# What this task involves:
For each line below that contains the string "list", copy that line.
*** Opening Data for this exercise ***
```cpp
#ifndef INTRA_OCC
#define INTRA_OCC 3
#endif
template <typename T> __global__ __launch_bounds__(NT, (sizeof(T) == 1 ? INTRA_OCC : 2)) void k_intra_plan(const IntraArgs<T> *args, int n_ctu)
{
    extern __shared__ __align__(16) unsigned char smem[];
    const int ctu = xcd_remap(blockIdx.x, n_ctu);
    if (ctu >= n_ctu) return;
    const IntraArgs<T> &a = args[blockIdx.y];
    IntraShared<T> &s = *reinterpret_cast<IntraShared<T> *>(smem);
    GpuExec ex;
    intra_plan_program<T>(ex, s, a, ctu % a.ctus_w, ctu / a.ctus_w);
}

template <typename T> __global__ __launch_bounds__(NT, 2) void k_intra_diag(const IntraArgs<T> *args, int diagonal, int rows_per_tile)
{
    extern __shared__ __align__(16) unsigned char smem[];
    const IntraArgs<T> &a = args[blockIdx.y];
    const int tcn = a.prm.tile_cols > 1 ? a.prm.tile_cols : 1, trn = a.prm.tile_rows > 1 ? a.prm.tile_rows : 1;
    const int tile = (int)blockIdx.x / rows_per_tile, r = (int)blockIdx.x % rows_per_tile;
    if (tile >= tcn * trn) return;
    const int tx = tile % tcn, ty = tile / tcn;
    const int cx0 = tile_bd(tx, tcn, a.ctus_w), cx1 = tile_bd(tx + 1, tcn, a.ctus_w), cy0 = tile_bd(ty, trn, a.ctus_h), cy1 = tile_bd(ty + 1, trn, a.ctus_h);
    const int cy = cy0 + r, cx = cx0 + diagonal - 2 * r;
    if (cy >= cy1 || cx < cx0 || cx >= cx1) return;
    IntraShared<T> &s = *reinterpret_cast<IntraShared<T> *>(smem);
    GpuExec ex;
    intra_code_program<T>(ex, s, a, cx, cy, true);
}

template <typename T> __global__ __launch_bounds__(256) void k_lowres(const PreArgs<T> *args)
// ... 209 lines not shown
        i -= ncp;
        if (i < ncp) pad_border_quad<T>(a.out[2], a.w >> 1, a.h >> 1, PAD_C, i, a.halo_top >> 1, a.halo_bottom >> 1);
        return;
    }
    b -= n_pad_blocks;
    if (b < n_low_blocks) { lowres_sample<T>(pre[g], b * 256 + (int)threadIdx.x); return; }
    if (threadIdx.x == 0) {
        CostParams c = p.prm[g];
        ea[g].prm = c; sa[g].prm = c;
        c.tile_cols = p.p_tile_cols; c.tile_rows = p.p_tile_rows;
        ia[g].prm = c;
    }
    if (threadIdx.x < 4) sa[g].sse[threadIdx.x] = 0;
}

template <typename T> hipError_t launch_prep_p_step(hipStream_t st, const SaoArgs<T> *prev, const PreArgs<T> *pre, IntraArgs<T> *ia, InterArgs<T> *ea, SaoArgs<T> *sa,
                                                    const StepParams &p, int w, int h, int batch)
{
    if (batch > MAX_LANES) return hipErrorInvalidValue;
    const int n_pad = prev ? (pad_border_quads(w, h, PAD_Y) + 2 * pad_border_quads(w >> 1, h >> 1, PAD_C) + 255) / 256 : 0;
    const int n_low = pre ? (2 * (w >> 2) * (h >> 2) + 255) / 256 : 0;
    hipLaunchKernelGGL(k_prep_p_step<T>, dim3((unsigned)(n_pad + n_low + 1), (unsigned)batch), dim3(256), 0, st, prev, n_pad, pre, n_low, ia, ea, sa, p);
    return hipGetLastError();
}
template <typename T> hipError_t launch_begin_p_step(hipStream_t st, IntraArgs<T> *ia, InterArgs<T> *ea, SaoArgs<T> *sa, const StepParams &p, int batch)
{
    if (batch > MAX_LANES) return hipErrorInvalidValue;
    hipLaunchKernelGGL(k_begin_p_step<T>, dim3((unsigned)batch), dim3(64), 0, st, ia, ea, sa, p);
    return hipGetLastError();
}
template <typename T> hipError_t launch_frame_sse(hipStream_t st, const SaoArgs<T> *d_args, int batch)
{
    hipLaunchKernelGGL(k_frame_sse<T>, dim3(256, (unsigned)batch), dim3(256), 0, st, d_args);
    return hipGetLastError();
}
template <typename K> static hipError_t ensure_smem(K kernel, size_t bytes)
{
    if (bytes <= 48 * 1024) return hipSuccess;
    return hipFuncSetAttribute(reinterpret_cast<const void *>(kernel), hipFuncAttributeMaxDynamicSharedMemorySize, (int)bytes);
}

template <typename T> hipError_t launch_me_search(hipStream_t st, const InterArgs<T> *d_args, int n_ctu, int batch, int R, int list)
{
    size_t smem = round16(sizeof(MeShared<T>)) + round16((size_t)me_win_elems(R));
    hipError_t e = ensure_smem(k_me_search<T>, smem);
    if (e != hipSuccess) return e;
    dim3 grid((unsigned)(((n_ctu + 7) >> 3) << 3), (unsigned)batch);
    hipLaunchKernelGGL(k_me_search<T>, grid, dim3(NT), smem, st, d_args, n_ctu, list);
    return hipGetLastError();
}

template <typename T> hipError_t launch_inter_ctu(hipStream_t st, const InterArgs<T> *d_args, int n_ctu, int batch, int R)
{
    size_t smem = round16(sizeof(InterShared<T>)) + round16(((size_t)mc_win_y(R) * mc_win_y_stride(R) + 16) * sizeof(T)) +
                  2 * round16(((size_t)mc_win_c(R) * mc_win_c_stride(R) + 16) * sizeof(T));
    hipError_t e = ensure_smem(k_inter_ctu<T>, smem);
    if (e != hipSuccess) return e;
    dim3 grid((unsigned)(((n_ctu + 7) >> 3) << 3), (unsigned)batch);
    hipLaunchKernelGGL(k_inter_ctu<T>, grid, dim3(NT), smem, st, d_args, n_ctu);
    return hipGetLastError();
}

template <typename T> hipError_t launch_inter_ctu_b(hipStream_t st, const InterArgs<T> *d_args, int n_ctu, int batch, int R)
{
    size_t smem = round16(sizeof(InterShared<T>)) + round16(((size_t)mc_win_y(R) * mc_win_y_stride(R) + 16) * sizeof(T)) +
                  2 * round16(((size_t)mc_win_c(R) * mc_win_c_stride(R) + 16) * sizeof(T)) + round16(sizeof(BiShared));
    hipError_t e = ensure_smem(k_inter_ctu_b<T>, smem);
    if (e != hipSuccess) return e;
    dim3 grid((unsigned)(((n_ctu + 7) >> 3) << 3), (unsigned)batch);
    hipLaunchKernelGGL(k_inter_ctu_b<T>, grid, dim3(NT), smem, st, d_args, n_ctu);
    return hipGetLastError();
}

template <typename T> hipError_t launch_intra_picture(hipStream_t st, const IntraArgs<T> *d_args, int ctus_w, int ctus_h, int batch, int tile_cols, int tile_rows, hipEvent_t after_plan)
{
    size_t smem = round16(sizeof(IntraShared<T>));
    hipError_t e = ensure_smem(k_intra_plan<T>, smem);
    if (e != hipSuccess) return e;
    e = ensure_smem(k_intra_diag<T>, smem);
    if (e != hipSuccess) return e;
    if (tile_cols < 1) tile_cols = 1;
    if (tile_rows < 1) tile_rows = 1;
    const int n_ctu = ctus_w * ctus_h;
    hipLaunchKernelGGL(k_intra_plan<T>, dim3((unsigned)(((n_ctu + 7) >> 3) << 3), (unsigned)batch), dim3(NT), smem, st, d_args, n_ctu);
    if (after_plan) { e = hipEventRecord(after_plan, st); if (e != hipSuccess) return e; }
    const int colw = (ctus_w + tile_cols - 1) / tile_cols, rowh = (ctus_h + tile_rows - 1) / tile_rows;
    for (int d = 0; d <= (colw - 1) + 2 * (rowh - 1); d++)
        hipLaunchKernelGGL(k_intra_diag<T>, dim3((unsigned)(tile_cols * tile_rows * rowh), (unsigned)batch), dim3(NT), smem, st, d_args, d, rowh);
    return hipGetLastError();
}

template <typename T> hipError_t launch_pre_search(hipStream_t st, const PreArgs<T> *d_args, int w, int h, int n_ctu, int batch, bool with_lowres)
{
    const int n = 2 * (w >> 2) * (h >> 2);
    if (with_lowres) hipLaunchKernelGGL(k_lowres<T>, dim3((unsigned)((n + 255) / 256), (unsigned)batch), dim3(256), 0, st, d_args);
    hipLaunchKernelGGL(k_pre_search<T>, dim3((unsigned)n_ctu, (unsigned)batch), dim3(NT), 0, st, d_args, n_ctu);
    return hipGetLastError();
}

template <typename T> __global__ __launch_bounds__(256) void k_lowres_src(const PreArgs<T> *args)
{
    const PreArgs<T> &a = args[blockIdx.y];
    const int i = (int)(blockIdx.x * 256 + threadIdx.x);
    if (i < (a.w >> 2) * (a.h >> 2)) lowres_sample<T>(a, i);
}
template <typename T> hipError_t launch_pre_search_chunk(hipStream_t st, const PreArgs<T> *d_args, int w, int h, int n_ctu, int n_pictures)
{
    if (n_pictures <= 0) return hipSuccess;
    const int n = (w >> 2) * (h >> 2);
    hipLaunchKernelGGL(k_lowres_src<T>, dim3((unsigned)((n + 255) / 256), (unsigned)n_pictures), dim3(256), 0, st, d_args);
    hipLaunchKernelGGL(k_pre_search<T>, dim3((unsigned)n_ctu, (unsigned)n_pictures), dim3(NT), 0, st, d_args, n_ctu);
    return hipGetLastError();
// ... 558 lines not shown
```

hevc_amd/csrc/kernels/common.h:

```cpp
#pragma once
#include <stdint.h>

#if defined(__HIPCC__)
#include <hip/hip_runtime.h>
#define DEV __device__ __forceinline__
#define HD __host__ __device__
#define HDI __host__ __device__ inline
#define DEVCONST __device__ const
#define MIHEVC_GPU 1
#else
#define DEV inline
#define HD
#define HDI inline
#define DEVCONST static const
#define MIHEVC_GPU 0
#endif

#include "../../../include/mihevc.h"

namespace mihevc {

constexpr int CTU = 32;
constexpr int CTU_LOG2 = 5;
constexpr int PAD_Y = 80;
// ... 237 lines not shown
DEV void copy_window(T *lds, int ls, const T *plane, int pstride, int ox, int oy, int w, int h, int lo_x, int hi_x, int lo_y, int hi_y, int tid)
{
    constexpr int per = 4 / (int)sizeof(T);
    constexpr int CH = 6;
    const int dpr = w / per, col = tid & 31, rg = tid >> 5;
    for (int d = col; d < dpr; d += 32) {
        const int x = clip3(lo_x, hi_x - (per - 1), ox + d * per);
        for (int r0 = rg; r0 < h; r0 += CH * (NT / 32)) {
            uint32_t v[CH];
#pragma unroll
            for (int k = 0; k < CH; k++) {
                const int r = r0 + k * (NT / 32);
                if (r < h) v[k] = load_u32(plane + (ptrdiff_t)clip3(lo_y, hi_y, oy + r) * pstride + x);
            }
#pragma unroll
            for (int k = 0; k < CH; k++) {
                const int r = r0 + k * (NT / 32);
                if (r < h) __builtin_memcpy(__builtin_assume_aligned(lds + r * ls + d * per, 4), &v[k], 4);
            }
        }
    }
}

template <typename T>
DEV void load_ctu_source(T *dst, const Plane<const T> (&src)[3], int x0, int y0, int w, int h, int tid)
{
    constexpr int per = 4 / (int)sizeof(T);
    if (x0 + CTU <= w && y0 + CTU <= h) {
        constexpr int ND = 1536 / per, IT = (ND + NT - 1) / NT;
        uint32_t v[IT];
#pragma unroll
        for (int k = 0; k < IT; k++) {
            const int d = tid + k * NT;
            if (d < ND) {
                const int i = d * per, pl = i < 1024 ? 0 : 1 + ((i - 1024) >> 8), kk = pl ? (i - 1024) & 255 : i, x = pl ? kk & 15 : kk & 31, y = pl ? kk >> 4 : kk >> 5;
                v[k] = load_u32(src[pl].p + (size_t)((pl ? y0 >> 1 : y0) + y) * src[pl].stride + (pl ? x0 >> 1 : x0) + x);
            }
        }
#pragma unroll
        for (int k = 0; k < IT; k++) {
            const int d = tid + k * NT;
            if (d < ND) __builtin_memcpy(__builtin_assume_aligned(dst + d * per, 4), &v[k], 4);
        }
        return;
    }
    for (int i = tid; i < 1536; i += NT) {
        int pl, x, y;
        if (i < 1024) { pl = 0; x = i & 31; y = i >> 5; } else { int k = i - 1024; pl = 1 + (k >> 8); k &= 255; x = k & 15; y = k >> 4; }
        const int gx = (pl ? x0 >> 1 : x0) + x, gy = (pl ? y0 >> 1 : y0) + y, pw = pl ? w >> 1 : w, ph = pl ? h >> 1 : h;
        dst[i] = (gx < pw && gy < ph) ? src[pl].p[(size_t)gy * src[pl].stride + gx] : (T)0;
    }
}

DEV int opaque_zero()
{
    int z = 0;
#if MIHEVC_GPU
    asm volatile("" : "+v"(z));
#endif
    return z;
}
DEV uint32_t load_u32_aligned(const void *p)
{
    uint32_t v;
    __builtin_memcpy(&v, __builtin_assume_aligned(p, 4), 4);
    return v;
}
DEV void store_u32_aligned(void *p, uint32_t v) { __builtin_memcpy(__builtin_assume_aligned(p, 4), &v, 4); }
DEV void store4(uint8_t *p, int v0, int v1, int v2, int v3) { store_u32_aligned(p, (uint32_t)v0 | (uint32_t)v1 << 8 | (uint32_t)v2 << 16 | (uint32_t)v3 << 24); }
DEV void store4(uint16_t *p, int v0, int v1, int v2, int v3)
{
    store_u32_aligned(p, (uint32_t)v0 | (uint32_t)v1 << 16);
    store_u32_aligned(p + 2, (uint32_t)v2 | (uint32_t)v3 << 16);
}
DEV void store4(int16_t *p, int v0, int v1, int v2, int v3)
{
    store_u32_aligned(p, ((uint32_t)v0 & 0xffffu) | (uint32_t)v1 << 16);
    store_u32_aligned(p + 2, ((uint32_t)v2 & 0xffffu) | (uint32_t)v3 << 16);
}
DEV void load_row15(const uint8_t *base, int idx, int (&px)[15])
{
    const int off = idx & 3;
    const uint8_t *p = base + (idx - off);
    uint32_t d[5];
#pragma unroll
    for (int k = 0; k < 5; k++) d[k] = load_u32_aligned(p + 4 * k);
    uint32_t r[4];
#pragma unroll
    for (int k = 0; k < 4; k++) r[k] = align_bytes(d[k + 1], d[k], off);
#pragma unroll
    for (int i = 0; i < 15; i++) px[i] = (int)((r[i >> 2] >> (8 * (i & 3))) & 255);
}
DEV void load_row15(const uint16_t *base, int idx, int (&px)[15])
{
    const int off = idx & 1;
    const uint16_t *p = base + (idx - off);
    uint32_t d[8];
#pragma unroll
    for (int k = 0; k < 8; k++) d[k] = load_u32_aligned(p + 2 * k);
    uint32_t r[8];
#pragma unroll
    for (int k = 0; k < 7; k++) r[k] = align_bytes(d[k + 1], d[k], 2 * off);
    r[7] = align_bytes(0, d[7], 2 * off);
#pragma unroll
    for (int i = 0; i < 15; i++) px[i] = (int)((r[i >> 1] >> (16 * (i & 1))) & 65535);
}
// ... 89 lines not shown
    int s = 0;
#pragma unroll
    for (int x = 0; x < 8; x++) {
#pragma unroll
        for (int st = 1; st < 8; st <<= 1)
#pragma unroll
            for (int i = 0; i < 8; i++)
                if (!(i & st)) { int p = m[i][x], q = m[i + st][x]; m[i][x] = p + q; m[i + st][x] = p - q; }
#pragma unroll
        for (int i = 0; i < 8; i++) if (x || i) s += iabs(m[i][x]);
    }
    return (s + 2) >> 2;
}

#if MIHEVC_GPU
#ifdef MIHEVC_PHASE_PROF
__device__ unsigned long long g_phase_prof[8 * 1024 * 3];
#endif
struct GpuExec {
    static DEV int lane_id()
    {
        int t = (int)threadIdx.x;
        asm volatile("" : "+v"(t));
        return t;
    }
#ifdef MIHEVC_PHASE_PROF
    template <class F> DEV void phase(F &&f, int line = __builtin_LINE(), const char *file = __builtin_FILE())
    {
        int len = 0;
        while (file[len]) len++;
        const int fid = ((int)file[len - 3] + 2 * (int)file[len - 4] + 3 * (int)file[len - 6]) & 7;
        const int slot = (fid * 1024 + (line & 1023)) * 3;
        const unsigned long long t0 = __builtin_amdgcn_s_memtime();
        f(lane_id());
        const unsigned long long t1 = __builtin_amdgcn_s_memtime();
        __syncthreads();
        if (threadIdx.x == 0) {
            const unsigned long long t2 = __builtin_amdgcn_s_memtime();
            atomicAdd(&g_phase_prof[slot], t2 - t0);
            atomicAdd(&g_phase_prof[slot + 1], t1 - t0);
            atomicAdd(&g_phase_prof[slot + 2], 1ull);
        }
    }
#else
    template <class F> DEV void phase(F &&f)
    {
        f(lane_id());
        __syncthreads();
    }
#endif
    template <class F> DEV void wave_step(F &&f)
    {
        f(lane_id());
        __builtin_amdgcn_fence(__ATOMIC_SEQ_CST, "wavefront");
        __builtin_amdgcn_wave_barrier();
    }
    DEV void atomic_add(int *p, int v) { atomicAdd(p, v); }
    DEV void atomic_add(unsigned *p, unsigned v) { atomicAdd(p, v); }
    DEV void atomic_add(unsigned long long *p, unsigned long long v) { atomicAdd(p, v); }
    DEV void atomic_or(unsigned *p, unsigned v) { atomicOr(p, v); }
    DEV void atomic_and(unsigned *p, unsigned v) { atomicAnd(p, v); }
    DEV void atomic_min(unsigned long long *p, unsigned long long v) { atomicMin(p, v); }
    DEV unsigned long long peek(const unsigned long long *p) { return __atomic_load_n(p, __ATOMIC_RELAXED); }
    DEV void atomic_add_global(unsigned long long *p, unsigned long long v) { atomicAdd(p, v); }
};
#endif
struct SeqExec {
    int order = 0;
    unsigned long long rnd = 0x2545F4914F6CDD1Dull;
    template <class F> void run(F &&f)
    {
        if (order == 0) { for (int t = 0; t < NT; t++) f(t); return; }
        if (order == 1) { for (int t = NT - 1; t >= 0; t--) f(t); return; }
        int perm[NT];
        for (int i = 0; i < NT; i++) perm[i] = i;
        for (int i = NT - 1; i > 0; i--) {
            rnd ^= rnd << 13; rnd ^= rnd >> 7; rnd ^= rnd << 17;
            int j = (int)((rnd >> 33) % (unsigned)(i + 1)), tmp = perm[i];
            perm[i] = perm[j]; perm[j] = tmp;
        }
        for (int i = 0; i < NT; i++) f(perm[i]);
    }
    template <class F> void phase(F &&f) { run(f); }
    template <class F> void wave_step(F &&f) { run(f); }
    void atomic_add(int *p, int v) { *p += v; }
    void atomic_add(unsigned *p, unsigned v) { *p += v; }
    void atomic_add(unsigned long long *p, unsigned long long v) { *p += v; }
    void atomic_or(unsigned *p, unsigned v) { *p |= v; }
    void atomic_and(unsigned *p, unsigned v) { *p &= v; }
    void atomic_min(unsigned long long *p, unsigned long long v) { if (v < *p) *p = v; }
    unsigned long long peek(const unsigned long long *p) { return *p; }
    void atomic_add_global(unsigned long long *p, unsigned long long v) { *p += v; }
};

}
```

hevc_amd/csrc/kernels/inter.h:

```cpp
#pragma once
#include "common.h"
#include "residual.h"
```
*** Closing Data for this exercise ***
# Task output:
template <typename T> hipError_t launch_me_search(hipStream_t st, const InterArgs<T> *d_args, int n_ctu, int batch, int R, int list)
    hipLaunchKernelGGL(k_me_search<T>, grid, dim3(NT), smem, st, d_args, n_ctu, list);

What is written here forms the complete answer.